Step 3. Consider setting up a medical expense reimbursement plan as a fringe benefit for the employee-spouse.10 Use the plan to cover the family’s out-of-pocket medical expenses, including health insurance premiums, by making reimbursement payments to the employee-spouse out of the
proprietorship’s business checking account.
Deduct the plan reimbursements as a business expense on the sole proprietorship Schedule C filed with your joint Form 1040. On the employee-spouse’s side of the deal, the reimbursements are free of federal income, Social Security, and Medicare taxes because the plan is considered a tax-free employee benefit.
Step 4. On the proprietorship’s Schedule C (or E or F, if applicable), deduct the medical expense reimbursements made under the plan, the employee-spouse’s cash salary, and the employer’s share of the FICA tax. These deductions also reduce the proprietor’s net self-employment income and thus the self-employment tax bill.

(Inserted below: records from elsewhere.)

class GrpcChannel {
 public:
  explicit GrpcChannel(const std::string& target,
                       std::string authority = "")
      : authority_(std::move(authority)) {
    if (authority_.empty()) {
      authority_ = target.rfind("unix:", 0) == 0 ? "localhost" : target;
    }
    int fd = h2::connect_target(target);
    conn_ = std::make_shared<Conn>(fd);
    h2::write_all(fd, reinterpret_cast<const uint8_t*>(h2::kPreface),
                  h2::kPrefaceLen);
    conn_->send_initial_settings();
    reader_ = std::thread([this] { reader_loop(); });
  }

  ~GrpcChannel() { close(); }

  void close() {
    bool was = closed_.exchange(true);
    if (was) return;
    conn_->mark_broken("channel closed");
    if (reader_.joinable()) reader_.join();
    fail_all_pending(GRPC_UNAVAILABLE, "channel closed");
  }

  uint32_t begin_stream(const std::string& path, double timeout_s) {
    auto p = std::make_shared<Pending>();
    uint32_t id;
    {
      std::unique_lock<std::mutex> lk(mu_);
      cv_.wait(lk, [&] {
        int64_t maxs;
        {
          std::lock_guard<std::mutex> flk(conn_->fc_mu);
          maxs = conn_->peer_max_streams;
          if (conn_->broken) return true;
        }
        return maxs < 0 || int64_t(pending_.size()) < maxs;
      });
      {
        std::lock_guard<std::mutex> flk(conn_->fc_mu);
        if (conn_->broken)
          throw RpcCallError(GRPC_UNAVAILABLE,
                             "channel broken: " + conn_->broken_why);
      }
      id = next_stream_;
      next_stream_ += 2;
      streams_started_.fetch_add(1, std::memory_order_relaxed);
      pending_[id] = p;
      conn_->open_send_stream(id);
      std::string block = make_request_headers(path, timeout_s);
      try {
        conn_->send_headers(id, block, false);
      } catch (const std::exception& e) {
        pending_.erase(id);
        conn_->close_send_stream(id);
        throw RpcCallError(GRPC_UNAVAILABLE, e.what());
      }
    }
    return id;
  }

  uint32_t start_call(const std::string& path, const uint8_t* data,
                      size_t len, double timeout_s) {
    uint32_t id = begin_stream(path, timeout_s);
    try {
      conn_->send_data_message(id, data, len, true);
    } catch (const std::exception& e) {
      std::lock_guard<std::mutex> lk(mu_);
      pending_.erase(id);
      conn_->close_send_stream(id);
      throw RpcCallError(GRPC_UNAVAILABLE, e.what());
    }
    return id;
  }

  hipStream_t device_stream(int dev) {
    return ProspectStreams::instance().get(dev);
  }

  uint32_t start_call_streaming(const std::string& path, const uint8_t* buf,
                                size_t len,
                                const std::vector<WireRegion>& regions,
                                double timeout_s, int parse_device = -1) {
    uint32_t id = begin_stream(path, timeout_s);
    if (parse_device >= 0) {
      hipStream_t ds = device_stream(parse_device);
      if (ds != nullptr) {
        auto p = find_pending(id);
        if (p) {
          std::lock_guard<std::mutex> lk(p->m);
          p->dparse.enabled = true;
          p->dparse.device = parse_device;
          p->dparse.stream = ds;
        }
      }
    }
    try {
      write_message_with_regions(*conn_, id, buf, len, regions, true);
    } catch (const std::exception& e) {
      std::lock_guard<std::mutex> lk(mu_);
      pending_.erase(id);
      conn_->close_send_stream(id);
      throw RpcCallError(GRPC_UNAVAILABLE, e.what());
    }
    return id;
  }

  struct ParsedResult {
    Buf resp;
    bool parsed_ok = false;
    std::vector<std::pair<std::string, at::Tensor>> outs;
  };

  ParsedResult wait_parsed(uint32_t id, double timeout_s) {
    std::shared_ptr<Pending> p;
    {
      std::lock_guard<std::mutex> lk(mu_);
      auto it = pending_.find(id);
      if (it == pending_.end())
        throw RpcCallError(GRPC_INTERNAL, "unknown call handle");
      p = it->second;
    }
    auto quiesce = [&] {
      std::lock_guard<std::mutex> lk(p->m);
      if (p->dparse.enabled && p->dparse.stream != nullptr)
        (void)hipStreamSynchronize(p->dparse.stream);
    };
    std::unique_lock<std::mutex> lk(p->m);
    bool ok = true;
    if (timeout_s > 0) {
      ok = p->cv.wait_for(lk, std::chrono::duration<double>(timeout_s),
                          [&] { return p->done; });
    } else {
      p->cv.wait(lk, [&] { return p->done; });
    }
    if (!ok) {
      lk.unlock();
      quiesce();
      {
        std::lock_guard<std::mutex> glk(mu_);
        pending_.erase(id);
      }
      try {
        conn_->send_rst_stream(id, 8 );
      } catch (...) {
      }
      conn_->close_send_stream(id);
      cv_.notify_all();
      throw RpcCallError(GRPC_DEADLINE_EXCEEDED, "Deadline Exceeded");
    }
    ParsedResult r;
    r.resp = std::move(p->body.msg);
    int status = p->grpc_status;
    std::string msg = p->message;
    bool parsed = p->dparse.enabled && !p->dparse.failed && p->dparse.done;
    if (parsed) r.outs = std::move(p->dparse.outs);
    bool need_sync = p->dparse.enabled && p->dparse.stream != nullptr;
    hipStream_t ds = p->dparse.stream;
    lk.unlock();
    if (need_sync && hipStreamSynchronize(ds) != hipSuccess) parsed = false;
    if (parsed) record_consumer_stream(r.outs, r.outs.empty() ? 0 :
        r.outs.front().second.get_device());
    {
      std::lock_guard<std::mutex> glk(mu_);
      pending_.erase(id);
    }
    conn_->close_send_stream(id);
    cv_.notify_all();
    if (status != GRPC_OK)
      throw RpcCallError(status < 0 ? GRPC_INTERNAL : status, msg);
    r.parsed_ok = parsed;
    return r;
  }

  uint64_t streams_started() const {
    return streams_started_.load(std::memory_order_relaxed);
  }

  Buf wait(uint32_t id, double timeout_s) {
    std::shared_ptr<Pending> p;
    {
      std::lock_guard<std::mutex> lk(mu_);
      auto it = pending_.find(id);
      if (it == pending_.end())
        throw RpcCallError(GRPC_INTERNAL, "unknown call handle");
      p = it->second;
    }
    std::unique_lock<std::mutex> lk(p->m);
    bool ok = true;
    if (timeout_s > 0) {
      ok = p->cv.wait_for(lk, std::chrono::duration<double>(timeout_s),
                          [&] { return p->done; });
    } else {
      p->cv.wait(lk, [&] { return p->done; });
    }
    if (!ok) {
      lk.unlock();
      {
        std::lock_guard<std::mutex> glk(mu_);
        pending_.erase(id);
      }
      try {
        conn_->send_rst_stream(id, 8 );
      } catch (...) {
      }
      conn_->close_send_stream(id);
      cv_.notify_all();
      throw RpcCallError(GRPC_DEADLINE_EXCEEDED, "Deadline Exceeded");
    }
    Buf resp = std::move(p->body.msg);
    int status = p->grpc_status;
    std::string msg = p->message;
    lk.unlock();
    {
      std::lock_guard<std::mutex> glk(mu_);
      pending_.erase(id);
    }
    conn_->close_send_stream(id);
    cv_.notify_all();
    if (status != GRPC_OK)
      throw RpcCallError(status < 0 ? GRPC_INTERNAL : status, msg);
    return resp;
  }

 private:
  struct Pending {
    std::mutex m;
    std::condition_variable cv;
    bool done = false;
    int grpc_status = -1;
    std::string message;
    std::vector<h2::Header> resp_headers;
    HeaderBlock hb;
    MsgAssembly body;
    DeviceParse dparse;
  };

  std::shared_ptr<Conn> conn_;
  std::thread reader_;
  std::string authority_;
  std::atomic<bool> closed_{false};
  std::mutex mu_;
  std::condition_variable cv_;
  std::unordered_map<uint32_t, std::shared_ptr<Pending>> pending_;
  uint32_t next_stream_ = 1;
  std::atomic<uint64_t> streams_started_{0};

  std::string make_request_headers(const std::string& path,
                                   double timeout_s) {
    h2::HpackEncoder enc;
    std::string block;
    enc.add_indexed(&block, 3);
    enc.add_indexed(&block, 6);
    enc.add_literal(&block, 4, path, true);
    enc.add_literal(&block, 1, authority_);
    enc.add_literal(&block, "te", "trailers");
    enc.add_literal(&block, 31, "application/grpc");
    if (timeout_s > 0) {
      long ms = long(timeout_s * 1000.0);
      if (ms < 1) ms = 1;
      enc.add_literal(&block, "grpc-timeout", std::to_string(ms) + "m");
    }
    return block;
  }

  std::shared_ptr<Pending> find_pending(uint32_t id) {
    std::lock_guard<std::mutex> lk(mu_);
    auto it = pending_.find(id);
    return it == pending_.end() ? nullptr : it->second;
  }

  void complete(const std::shared_ptr<Pending>& p, int status,
                std::string msg) {
    {
      std::lock_guard<std::mutex> lk(p->m);
      if (p->done) return;
      p->grpc_status = status;
      p->message = std::move(msg);
      p->done = true;
    }
    p->cv.notify_all();
  }

  void fail_all_pending(int status, const std::string& msg) {
    std::vector<std::shared_ptr<Pending>> ps;
    {
      std::lock_guard<std::mutex> lk(mu_);
      for (auto& kv : pending_) ps.push_back(kv.second);
    }
    for (auto& p : ps) complete(p, status, msg);
    cv_.notify_all();
  }

  void process_headers(uint32_t stream, const std::shared_ptr<Pending>& p,
                       std::vector<h2::Header>&& headers, bool end_stream) {
    const std::string* gs = find_header(headers, "grpc-status");
    if (gs != nullptr || end_stream) {
      int status = GRPC_UNKNOWN;
      std::string msg = "missing grpc-status";
      if (gs) {
        status = std::atoi(gs->c_str());
        const std::string* gm = find_header(headers, "grpc-message");
        msg = gm ? h2::percent_decode(*gm) : "";
      }
      complete(p, status, std::move(msg));
    } else {
      std::lock_guard<std::mutex> lk(p->m);
      p->resp_headers = std::move(headers);
    }
  }

  void reader_loop() {
    h2::HpackDecoder decoder;
    uint32_t continuation_stream = 0;
    try {
      while (true) {
        FrameHeader fh = h2::read_frame_header(conn_->fd);
        switch (fh.type) {
          case h2::F_DATA: {
            auto p = find_pending(fh.stream);
            uint32_t len = fh.length;
            uint8_t pad = 0;
            if (fh.flags & h2::FL_PADDED) {
              h2::read_full(conn_->fd, &pad, 1);
              if (len < 1u + pad) throw ConnError("bad padding");
              len -= 1;
            }
            uint32_t body_len = len - pad;
            if (!p) {
              h2::discard(conn_->fd, len);
            } else {
              std::lock_guard<std::mutex> lk(p->m);
              p->body.feed_from_socket(conn_->fd, body_len);
              if (p->dparse.enabled)
                device_parse_advance(p->dparse, p->body);
              if (pad) h2::discard(conn_->fd, pad);
            }
            conn_->account_received(fh.length);
            if ((fh.flags & h2::FL_END_STREAM) && p)
              complete(p, GRPC_UNKNOWN, "stream ended without trailers");
            break;
          }
          case h2::F_HEADERS: {
            auto p = find_pending(fh.stream);
            HeaderBlock hb;
            std::string* block_dst = p ? &p->hb.block : &hb.block;
            {
              FrameHeader tmp = fh;
              read_headers_fragment(conn_->fd, tmp, block_dst);
            }
            bool end_stream = (fh.flags & h2::FL_END_STREAM) != 0;
            if (p) p->hb.end_stream = end_stream;
            if (fh.flags & h2::FL_END_HEADERS) {
              auto headers = decoder.decode(
                  reinterpret_cast<const uint8_t*>(block_dst->data()),
                  block_dst->size());
              block_dst->clear();
              if (p)
                process_headers(fh.stream, p, std::move(headers),
                                end_stream);
            } else {
              continuation_stream = fh.stream;
            }
            break;
          }
          case h2::F_CONTINUATION: {
            auto p = find_pending(continuation_stream);
            std::string scratch;
            std::string* block_dst = p ? &p->hb.block : &scratch;
            size_t off = block_dst->size();
            block_dst->resize(off + fh.length);
            h2::read_full(conn_->fd,
                          reinterpret_cast<uint8_t*>(&(*block_dst)[off]),
                          fh.length);
            if (fh.flags & h2::FL_END_HEADERS) {
              auto headers = decoder.decode(
                  reinterpret_cast<const uint8_t*>(block_dst->data()),
                  block_dst->size());
              block_dst->clear();
              if (p)
                process_headers(continuation_stream, p, std::move(headers),
                                p->hb.end_stream);
              continuation_stream = 0;
            }
            break;
          }
          case h2::F_SETTINGS: {
            if (fh.flags & h2::FL_ACK) {
              h2::discard(conn_->fd, fh.length);
            } else {
              std::vector<uint8_t> payload(fh.length);
              if (fh.length)
                h2::read_full(conn_->fd, payload.data(), fh.length);
              conn_->apply_peer_settings(payload.data(), fh.length);
              conn_->send_settings_ack();
            }
            break;
          }
          case h2::F_PING: {
            uint8_t opaque[8];
            if (fh.length != 8) throw ConnError("bad PING");
            h2::read_full(conn_->fd, opaque, 8);
            if (!(fh.flags & h2::FL_ACK)) conn_->send_ping_ack(opaque);
            break;
          }
          case h2::F_WINDOW_UPDATE: {
            uint8_t buf4[4];
            if (fh.length != 4) throw ConnError("bad WINDOW_UPDATE");
            h2::read_full(conn_->fd, buf4, 4);
            conn_->apply_window_update(fh.stream,
                                       h2::be32(buf4) & 0x7fffffff);
            break;
          }
          case h2::F_RST_STREAM: {
            uint8_t buf4[4];
            if (fh.length != 4) throw ConnError("bad RST_STREAM");
            h2::read_full(conn_->fd, buf4, 4);
            auto p = find_pending(fh.stream);
            if (p)
              complete(p, GRPC_UNAVAILABLE,
                       "stream reset by server (http2 code " +
                           std::to_string(h2::be32(buf4)) + ")");
            break;
          }
          case h2::F_GOAWAY:
          default:
            h2::discard(conn_->fd, fh.length);
            break;
        }
      }
    } catch (const std::exception& e) {
      conn_->mark_broken(e.what());
      fail_all_pending(GRPC_UNAVAILABLE,
                       std::string("connection lost: ") + e.what());
    }
  }
};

Step 5. Include only one Schedule SE—for the spouse who is treated as the proprietor—with your joint Form 1040. This minimizes the self-employment tax hit, because the maximum 15.3 percent self-employment tax rate applies to no more than $137,700 of net self-employment income (for 2020),
versus up to $275,400 if your business is operated as a 50/50 husband-wife partnership.
Warning: The employee-spouse’s modest cash salary plus the reimbursements from the medical expense plan must together amount to reasonable compensation for his or her work in the business.
Following this strategy should substantially reduce the total amount you pay for Social Security and Medicare taxes (via self-employment tax for the proprietor-spouse and FICA tax for the employee- spouse). Deducting the medical expense plan reimbursements on the proprietorship’s
Schedule C (or E or F) will reduce your federal income tax bill as well.
Having your profitable unincorporated husband-wife business classified as a partnership for federal tax purposes can lead to huge bills for Social Security and Medicare taxes.
The good news is that you don’t have to put up with that. Choosing one of the following three strategies, as discussed in this article, will save you some serious self-employment tax money:
1.) Stop filing husband-wife partnership returns, and file as a sole proprietor or a single- member LLC if you live in a community property state.
2.) Convert your husband-wife partnership to an S corporation.
3.) Hire your spouse as an employee.